Your assignment:
Please copy every line of the records below that holds the word "restype".

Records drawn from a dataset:
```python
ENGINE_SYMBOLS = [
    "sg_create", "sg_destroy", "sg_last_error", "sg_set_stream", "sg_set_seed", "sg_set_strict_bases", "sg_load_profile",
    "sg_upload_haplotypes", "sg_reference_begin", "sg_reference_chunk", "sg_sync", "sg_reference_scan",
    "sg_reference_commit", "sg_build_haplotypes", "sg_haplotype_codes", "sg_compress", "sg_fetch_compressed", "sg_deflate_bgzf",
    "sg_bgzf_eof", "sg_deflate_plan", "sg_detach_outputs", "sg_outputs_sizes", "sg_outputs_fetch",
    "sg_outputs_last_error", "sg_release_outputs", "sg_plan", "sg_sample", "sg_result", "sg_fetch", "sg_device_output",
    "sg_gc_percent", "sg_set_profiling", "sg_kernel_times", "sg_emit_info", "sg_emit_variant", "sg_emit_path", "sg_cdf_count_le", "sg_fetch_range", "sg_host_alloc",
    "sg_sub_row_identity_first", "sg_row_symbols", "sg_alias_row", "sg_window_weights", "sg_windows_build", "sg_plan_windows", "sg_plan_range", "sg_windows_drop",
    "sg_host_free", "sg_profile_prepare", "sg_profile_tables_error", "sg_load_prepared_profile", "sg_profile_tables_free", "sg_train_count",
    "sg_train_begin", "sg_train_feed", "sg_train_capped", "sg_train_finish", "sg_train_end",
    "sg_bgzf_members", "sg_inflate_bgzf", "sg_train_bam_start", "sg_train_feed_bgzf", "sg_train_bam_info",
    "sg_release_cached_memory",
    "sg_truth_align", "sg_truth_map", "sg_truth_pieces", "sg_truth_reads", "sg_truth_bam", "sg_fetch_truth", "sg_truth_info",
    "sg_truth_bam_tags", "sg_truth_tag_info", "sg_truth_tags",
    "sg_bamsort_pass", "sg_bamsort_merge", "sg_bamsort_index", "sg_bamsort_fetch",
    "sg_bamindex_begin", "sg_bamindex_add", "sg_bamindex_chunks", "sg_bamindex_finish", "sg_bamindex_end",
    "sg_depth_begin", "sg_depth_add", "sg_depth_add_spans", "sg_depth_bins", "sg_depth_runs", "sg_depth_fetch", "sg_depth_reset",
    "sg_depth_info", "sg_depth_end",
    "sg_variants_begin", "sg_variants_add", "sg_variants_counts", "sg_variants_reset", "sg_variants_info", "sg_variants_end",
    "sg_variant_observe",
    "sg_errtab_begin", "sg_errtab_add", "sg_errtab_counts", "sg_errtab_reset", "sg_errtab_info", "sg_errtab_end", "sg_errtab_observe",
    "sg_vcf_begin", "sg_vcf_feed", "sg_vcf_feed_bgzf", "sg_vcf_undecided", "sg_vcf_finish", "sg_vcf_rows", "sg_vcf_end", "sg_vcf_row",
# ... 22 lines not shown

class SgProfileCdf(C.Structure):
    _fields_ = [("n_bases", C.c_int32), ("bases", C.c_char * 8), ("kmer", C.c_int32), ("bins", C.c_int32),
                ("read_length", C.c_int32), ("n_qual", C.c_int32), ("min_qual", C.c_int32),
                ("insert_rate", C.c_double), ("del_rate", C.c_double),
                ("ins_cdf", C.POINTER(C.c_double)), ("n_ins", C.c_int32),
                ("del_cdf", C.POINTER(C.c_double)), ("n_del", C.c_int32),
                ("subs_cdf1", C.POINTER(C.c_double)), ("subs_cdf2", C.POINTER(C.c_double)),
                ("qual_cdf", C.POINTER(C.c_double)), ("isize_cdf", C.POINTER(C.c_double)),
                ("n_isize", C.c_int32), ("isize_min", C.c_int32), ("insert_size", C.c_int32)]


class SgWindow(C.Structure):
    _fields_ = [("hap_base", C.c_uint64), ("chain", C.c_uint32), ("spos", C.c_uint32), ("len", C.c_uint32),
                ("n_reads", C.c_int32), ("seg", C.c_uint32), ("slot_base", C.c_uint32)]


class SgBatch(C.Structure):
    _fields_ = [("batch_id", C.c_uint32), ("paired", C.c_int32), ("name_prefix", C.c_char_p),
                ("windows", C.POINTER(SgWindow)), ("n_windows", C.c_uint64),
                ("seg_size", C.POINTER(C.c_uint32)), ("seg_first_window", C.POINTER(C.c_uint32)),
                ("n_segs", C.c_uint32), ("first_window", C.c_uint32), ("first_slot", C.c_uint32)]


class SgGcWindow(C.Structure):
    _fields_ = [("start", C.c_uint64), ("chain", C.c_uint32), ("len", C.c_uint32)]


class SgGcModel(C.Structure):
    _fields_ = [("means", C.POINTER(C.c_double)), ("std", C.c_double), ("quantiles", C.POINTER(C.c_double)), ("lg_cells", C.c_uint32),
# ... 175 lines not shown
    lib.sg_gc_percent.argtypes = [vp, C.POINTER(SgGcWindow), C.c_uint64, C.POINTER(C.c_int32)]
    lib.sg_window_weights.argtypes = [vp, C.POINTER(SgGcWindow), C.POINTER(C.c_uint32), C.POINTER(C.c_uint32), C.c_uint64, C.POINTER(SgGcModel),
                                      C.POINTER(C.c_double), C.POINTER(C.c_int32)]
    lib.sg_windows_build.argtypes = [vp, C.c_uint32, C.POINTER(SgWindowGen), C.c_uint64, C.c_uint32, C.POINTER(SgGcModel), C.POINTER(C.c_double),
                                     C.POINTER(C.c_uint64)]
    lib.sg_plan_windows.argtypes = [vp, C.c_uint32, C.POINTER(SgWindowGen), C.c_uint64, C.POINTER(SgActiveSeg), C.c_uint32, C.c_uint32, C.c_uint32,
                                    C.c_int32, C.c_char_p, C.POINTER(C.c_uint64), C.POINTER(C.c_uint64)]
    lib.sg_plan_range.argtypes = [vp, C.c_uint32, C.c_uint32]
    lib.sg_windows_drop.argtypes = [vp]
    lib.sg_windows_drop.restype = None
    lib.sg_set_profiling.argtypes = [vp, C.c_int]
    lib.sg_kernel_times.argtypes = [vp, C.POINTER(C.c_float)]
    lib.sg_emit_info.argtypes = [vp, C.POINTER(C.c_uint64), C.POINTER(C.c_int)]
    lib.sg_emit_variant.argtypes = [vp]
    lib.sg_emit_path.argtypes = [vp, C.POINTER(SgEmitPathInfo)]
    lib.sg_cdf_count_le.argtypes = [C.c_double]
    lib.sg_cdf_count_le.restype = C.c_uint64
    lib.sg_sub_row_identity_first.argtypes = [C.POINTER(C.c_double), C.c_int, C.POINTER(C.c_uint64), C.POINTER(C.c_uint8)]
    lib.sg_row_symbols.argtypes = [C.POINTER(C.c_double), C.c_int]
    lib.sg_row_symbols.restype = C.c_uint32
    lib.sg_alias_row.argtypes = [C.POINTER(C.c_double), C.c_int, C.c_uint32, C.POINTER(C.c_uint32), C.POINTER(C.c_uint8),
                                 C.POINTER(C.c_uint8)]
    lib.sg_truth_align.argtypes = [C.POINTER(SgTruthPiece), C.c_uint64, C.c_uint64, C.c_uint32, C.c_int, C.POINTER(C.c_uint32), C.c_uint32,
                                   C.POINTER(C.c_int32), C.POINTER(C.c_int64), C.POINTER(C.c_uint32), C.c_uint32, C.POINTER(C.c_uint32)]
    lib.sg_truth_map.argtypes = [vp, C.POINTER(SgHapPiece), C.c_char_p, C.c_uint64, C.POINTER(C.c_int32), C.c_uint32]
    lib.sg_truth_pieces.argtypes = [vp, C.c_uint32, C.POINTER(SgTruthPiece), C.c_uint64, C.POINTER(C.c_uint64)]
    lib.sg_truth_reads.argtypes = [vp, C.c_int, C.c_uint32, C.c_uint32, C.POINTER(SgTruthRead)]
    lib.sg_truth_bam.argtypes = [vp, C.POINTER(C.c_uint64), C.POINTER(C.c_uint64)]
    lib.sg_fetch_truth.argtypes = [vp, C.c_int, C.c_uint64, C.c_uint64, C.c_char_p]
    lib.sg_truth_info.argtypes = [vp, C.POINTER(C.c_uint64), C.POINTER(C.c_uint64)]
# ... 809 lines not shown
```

Exercise solution:
    lib.sg_windows_drop.restype = None
    lib.sg_cdf_count_le.restype = C.c_uint64
    lib.sg_row_symbols.restype = C.c_uint32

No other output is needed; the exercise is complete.